** Data for the task follows **

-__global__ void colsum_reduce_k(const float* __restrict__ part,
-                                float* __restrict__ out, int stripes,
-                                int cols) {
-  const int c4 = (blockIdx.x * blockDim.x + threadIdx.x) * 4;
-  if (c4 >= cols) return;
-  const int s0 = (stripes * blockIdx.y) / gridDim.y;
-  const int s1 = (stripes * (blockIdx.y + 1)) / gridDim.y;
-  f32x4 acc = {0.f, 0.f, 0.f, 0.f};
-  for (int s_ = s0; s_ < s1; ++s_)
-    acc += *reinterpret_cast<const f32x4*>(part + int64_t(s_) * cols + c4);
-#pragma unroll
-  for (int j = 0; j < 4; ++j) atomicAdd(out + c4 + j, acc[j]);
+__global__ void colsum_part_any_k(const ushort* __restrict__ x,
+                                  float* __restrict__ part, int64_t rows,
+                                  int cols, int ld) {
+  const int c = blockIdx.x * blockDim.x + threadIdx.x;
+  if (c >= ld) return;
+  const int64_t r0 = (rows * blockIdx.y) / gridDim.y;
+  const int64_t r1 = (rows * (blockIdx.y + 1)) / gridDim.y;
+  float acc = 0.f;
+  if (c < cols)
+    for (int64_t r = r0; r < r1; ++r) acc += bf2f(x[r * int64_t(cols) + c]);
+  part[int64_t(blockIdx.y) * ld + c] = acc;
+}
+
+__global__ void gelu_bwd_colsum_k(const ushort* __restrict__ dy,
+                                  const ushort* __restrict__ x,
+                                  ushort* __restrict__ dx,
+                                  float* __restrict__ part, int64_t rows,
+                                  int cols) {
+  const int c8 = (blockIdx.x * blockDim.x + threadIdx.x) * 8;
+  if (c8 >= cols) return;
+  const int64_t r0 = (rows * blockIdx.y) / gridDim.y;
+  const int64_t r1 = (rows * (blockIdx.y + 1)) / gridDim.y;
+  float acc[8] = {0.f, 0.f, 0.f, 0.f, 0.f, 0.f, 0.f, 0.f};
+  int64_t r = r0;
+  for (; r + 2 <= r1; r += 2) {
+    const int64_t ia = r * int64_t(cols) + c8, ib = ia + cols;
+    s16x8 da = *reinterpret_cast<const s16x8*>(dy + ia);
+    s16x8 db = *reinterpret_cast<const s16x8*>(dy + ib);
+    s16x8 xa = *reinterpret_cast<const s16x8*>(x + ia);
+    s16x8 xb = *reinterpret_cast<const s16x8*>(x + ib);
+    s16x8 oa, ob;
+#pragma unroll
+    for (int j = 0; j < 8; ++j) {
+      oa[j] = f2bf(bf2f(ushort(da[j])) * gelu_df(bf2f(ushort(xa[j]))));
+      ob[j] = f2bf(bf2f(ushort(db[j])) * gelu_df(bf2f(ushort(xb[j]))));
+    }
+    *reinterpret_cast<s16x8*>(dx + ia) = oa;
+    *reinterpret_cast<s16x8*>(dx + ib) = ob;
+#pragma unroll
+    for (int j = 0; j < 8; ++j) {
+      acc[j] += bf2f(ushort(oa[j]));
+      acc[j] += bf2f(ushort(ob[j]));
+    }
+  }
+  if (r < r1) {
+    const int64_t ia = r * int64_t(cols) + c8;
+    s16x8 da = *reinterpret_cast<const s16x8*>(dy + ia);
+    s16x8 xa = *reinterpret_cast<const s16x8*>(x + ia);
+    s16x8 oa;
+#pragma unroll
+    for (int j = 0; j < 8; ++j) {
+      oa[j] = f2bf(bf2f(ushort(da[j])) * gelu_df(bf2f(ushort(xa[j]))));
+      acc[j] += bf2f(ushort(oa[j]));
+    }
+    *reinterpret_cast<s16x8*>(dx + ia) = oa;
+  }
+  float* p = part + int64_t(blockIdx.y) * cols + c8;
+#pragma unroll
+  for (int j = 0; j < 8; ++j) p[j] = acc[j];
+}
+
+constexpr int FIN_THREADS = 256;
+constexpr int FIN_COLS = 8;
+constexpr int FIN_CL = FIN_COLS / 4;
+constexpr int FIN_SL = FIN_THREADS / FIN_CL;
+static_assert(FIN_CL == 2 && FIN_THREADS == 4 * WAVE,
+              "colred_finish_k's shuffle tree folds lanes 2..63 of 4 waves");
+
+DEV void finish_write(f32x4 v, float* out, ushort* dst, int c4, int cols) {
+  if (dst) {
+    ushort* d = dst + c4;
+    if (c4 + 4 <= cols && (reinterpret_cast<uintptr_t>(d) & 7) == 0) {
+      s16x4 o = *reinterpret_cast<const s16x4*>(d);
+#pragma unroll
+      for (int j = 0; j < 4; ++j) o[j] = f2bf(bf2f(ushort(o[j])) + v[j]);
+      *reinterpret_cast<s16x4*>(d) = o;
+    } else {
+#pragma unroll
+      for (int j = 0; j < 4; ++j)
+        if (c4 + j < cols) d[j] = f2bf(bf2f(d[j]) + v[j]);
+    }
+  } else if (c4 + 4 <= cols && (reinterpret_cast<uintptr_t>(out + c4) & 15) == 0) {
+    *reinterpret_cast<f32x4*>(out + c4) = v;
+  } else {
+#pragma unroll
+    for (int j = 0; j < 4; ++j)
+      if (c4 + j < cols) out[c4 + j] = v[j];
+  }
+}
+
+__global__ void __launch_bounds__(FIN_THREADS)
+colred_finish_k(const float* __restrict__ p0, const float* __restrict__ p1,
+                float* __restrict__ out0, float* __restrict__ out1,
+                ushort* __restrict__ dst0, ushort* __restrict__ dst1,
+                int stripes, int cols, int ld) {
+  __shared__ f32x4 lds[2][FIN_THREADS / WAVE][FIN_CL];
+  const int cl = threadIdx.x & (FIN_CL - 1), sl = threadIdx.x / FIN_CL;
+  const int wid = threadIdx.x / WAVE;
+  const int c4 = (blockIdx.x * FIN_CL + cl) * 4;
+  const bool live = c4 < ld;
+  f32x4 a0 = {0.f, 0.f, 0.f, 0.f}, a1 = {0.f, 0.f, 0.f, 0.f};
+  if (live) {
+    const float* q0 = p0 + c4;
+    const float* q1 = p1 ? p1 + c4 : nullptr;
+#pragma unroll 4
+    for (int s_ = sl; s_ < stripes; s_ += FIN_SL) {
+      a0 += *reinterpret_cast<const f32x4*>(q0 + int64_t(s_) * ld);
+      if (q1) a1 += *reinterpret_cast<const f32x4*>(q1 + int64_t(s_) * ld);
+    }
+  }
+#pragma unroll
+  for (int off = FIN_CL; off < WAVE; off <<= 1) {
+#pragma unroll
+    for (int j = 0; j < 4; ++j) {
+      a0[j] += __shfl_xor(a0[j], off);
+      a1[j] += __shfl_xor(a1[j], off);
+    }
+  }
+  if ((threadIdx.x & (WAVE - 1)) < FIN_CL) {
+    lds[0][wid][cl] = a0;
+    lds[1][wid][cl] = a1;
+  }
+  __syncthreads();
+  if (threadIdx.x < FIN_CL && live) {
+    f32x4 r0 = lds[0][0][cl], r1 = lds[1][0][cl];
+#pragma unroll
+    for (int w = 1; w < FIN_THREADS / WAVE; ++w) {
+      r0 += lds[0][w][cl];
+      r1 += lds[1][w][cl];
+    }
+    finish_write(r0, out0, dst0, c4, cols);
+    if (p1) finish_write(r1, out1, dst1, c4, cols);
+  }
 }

** End of Data for the task **
** Data for the task follows **

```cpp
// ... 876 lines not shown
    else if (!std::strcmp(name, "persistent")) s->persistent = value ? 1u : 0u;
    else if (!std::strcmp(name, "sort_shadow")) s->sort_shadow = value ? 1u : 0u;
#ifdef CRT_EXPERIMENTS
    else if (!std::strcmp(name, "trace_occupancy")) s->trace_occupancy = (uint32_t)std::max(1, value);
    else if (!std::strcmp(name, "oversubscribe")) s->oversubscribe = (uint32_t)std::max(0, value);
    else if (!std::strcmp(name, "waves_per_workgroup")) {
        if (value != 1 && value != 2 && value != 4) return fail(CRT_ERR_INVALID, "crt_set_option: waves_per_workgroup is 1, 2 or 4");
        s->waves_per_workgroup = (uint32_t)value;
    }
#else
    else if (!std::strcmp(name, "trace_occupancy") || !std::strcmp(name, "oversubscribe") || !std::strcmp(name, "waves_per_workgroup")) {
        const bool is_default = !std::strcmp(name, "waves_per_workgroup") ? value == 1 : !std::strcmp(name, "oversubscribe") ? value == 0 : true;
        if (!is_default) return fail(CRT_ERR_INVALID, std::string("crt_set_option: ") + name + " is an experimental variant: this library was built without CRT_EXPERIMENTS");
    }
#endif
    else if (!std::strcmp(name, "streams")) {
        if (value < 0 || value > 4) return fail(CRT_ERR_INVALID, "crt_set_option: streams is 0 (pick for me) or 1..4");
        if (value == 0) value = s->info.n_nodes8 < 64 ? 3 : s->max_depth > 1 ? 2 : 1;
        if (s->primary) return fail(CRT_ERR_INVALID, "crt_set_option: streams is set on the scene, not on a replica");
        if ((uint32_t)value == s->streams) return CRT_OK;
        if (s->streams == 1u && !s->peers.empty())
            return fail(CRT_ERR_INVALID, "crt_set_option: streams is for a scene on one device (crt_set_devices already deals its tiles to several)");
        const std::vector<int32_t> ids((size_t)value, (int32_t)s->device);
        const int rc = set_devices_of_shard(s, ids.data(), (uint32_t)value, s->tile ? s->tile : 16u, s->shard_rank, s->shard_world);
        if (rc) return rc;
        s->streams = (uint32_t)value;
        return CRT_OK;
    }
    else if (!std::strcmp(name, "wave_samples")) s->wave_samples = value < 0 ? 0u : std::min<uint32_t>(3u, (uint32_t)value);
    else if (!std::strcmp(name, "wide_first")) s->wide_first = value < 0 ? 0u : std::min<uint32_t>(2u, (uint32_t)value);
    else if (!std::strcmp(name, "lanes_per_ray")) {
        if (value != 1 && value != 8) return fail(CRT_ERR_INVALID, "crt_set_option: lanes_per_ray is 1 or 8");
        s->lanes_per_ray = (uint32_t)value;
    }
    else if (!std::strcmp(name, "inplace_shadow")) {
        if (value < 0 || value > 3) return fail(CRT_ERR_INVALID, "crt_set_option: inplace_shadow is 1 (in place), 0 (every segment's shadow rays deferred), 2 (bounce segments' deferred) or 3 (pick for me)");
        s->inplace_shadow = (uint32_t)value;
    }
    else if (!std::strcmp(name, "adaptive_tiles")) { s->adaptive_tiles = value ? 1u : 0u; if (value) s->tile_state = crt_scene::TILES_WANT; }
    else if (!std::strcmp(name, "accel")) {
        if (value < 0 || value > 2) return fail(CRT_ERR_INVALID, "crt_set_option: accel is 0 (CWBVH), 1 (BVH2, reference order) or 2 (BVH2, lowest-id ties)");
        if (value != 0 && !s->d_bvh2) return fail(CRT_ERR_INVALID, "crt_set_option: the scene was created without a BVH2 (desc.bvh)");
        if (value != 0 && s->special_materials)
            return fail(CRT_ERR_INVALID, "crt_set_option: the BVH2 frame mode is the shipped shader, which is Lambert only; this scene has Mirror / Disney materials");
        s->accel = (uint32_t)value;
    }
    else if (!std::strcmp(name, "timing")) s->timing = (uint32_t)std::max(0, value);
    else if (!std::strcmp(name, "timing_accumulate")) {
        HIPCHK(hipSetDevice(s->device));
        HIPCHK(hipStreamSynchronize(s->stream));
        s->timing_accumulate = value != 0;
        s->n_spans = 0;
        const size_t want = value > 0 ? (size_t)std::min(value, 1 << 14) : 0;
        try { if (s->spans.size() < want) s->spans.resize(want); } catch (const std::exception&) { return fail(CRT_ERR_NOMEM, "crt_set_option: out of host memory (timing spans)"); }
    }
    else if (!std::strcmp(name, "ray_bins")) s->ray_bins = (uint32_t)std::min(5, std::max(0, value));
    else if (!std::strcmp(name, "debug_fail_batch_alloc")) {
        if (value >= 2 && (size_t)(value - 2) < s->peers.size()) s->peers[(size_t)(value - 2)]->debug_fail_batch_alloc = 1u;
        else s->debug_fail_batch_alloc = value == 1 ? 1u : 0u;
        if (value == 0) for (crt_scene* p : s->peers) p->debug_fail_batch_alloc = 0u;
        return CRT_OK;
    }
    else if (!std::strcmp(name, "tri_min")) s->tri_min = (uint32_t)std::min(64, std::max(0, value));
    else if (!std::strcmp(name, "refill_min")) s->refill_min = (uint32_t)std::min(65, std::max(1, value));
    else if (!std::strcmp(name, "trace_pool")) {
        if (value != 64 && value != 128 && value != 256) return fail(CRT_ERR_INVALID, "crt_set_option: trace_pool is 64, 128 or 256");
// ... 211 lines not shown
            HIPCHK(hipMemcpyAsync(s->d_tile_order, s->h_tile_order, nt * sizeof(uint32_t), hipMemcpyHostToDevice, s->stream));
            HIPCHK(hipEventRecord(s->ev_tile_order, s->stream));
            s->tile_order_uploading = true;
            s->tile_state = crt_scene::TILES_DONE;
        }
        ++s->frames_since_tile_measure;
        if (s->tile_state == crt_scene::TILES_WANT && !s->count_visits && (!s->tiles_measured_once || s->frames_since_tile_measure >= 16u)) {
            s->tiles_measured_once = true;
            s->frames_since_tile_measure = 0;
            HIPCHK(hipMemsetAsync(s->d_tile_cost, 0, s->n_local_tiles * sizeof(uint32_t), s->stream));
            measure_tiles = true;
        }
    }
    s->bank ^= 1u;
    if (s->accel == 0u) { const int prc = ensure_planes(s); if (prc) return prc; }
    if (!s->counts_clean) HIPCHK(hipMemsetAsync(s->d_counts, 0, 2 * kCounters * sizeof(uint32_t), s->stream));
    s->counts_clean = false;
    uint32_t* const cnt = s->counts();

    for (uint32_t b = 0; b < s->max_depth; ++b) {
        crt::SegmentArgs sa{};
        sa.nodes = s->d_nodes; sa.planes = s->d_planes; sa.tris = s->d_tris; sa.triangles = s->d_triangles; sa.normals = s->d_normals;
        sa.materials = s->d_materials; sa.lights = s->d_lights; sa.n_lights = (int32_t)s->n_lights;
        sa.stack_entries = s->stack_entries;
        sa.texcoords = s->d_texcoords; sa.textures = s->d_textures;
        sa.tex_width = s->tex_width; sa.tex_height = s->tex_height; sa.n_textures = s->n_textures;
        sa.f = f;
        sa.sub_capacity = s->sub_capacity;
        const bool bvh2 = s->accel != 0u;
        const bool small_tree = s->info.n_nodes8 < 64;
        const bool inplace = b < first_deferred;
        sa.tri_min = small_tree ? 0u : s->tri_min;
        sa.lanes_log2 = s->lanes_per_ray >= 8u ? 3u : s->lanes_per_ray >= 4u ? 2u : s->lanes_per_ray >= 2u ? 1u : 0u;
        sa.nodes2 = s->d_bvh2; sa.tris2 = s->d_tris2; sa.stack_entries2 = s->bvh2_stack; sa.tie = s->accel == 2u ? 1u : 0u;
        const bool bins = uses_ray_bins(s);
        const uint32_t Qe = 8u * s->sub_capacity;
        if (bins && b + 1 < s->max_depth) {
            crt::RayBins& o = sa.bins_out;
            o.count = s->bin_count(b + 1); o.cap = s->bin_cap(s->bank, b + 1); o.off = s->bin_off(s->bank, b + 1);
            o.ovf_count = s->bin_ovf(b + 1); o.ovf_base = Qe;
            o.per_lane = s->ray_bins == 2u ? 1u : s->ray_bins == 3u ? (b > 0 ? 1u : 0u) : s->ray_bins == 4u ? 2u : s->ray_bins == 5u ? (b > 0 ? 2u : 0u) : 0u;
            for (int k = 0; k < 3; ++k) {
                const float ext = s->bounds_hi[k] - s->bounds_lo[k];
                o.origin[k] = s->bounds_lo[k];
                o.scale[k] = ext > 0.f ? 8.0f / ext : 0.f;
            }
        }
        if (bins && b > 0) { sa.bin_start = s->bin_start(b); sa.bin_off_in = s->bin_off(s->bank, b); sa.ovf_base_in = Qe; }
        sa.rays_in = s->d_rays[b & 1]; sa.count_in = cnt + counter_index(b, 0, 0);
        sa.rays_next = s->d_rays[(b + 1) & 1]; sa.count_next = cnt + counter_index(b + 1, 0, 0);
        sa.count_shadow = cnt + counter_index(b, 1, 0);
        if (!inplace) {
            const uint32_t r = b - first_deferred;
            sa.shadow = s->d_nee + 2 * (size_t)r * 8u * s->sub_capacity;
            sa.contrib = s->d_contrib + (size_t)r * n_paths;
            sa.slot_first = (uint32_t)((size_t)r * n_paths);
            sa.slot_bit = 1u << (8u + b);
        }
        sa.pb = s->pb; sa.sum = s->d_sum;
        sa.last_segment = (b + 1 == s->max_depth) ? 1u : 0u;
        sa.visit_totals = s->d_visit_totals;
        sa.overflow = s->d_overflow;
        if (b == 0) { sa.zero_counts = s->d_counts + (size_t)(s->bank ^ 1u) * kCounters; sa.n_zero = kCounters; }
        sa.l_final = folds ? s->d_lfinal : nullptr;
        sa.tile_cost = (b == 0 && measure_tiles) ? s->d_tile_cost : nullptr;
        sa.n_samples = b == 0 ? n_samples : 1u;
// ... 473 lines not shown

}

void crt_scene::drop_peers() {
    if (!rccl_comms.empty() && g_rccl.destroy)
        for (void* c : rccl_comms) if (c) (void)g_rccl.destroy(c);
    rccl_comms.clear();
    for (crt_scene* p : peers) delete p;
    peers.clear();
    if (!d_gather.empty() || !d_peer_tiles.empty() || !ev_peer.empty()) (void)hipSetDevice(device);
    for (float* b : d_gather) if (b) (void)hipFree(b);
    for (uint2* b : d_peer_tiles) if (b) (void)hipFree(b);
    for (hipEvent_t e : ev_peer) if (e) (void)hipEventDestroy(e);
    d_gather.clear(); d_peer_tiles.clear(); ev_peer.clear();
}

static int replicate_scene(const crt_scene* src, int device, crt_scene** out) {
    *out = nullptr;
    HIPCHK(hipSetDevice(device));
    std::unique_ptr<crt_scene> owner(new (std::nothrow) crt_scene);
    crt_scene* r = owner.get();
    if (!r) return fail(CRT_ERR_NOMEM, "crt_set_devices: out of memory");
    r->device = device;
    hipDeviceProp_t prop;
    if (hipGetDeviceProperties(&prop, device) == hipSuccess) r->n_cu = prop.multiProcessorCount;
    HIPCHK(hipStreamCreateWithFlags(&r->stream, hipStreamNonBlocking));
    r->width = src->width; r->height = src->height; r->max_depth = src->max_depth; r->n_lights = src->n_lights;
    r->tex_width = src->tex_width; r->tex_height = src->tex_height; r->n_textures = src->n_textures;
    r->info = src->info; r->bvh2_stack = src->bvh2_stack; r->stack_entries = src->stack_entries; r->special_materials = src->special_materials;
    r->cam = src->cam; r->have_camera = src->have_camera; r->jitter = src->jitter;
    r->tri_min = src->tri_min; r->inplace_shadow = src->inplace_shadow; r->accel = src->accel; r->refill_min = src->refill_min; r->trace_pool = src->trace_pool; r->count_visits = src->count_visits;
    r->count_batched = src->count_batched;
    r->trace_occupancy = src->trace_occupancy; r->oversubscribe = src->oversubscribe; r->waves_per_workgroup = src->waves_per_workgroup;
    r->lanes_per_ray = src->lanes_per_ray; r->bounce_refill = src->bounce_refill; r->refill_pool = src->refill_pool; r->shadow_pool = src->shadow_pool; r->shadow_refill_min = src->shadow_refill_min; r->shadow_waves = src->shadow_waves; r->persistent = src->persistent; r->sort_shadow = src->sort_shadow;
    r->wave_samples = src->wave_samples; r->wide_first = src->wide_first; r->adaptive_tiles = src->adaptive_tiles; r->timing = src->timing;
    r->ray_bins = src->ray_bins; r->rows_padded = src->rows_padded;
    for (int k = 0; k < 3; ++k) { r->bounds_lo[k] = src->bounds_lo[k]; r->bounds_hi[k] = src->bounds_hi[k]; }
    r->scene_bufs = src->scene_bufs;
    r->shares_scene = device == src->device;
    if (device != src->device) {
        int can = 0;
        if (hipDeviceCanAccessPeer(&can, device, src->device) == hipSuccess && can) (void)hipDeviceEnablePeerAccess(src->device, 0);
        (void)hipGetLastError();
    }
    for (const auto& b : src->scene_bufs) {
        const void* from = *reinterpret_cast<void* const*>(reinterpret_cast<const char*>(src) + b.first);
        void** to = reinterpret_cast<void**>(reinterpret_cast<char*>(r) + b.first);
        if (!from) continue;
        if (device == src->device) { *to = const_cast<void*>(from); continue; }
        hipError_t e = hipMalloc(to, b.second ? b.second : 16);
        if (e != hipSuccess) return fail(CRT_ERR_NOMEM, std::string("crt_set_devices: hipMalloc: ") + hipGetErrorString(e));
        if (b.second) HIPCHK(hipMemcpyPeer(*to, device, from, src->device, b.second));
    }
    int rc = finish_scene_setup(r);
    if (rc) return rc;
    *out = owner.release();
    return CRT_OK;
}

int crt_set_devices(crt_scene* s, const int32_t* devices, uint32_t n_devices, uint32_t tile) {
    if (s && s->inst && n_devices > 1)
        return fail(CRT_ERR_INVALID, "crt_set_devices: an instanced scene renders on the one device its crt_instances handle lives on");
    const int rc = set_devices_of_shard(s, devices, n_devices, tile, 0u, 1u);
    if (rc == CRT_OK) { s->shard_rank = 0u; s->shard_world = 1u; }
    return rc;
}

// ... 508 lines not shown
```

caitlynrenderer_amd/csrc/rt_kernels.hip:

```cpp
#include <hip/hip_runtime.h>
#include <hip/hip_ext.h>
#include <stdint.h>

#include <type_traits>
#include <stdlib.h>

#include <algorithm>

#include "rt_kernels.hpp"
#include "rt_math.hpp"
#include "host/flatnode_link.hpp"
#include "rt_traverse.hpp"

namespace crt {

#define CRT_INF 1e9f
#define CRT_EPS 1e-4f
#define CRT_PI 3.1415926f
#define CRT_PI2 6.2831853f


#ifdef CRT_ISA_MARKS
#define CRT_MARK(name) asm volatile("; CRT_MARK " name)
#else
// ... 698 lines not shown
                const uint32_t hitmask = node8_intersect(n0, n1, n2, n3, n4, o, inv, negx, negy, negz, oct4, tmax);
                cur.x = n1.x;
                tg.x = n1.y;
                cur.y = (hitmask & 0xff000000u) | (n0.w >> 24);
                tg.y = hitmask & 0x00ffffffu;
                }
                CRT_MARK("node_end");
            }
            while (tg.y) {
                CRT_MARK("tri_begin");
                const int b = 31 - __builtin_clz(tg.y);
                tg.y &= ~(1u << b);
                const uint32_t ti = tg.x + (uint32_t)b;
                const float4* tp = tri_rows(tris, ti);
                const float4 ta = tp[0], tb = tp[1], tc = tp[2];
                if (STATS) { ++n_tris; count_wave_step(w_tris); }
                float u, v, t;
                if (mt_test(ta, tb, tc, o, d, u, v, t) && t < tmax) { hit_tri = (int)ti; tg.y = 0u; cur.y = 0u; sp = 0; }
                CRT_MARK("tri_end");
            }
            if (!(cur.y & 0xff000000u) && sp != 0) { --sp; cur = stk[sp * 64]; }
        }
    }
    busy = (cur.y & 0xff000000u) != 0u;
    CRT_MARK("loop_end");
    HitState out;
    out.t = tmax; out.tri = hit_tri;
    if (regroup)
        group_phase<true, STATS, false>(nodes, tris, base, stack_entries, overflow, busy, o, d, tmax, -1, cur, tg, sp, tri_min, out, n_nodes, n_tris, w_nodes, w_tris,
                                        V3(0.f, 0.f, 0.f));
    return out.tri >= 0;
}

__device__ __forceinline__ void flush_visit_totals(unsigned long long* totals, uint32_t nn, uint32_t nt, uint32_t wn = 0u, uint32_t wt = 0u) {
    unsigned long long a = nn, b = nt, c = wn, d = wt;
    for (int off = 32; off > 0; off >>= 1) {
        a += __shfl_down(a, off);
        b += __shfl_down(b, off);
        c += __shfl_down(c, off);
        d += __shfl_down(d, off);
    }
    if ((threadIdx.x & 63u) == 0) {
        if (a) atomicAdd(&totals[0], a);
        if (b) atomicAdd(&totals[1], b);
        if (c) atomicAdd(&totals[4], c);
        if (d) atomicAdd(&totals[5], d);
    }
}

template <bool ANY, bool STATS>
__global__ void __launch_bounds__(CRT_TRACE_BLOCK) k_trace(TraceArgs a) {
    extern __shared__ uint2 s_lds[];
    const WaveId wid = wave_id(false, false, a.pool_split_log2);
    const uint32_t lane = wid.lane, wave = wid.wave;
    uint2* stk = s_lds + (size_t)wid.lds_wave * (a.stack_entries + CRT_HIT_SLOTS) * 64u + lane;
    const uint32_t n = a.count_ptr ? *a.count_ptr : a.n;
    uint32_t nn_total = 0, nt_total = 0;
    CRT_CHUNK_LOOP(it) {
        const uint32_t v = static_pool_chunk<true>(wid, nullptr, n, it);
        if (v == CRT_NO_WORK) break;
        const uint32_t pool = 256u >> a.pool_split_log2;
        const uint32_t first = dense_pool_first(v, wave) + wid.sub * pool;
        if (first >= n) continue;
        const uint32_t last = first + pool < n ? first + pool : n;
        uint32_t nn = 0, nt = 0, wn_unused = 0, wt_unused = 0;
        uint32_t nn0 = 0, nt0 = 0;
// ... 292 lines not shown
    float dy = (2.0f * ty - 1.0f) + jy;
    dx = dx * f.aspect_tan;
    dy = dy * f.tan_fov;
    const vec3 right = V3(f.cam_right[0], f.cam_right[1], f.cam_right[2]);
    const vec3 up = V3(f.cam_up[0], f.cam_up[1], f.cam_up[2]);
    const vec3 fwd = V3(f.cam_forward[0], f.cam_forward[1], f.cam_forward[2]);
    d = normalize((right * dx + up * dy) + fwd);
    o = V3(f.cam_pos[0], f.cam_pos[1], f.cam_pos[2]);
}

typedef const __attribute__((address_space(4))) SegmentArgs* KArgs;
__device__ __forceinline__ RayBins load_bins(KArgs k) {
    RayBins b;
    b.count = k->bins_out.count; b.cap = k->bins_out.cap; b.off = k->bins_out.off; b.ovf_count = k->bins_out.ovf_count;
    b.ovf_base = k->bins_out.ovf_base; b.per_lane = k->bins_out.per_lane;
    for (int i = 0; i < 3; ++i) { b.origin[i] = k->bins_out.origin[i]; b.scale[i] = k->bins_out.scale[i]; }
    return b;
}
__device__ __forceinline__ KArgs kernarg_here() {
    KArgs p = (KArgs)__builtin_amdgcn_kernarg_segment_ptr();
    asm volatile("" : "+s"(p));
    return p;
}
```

** End of Data for the task **

In your answer, include only the lines above starting at the line that holds "-__global__ void colsum_reduce_k(const" and ending at the line that holds "(stripes * blockIdx.y) / gridDim.y;", copied exactly.

-__global__ void colsum_reduce_k(const float* __restrict__ part,
-                                float* __restrict__ out, int stripes,
-                                int cols) {
-  const int c4 = (blockIdx.x * blockDim.x + threadIdx.x) * 4;
-  if (c4 >= cols) return;
-  const int s0 = (stripes * blockIdx.y) / gridDim.y;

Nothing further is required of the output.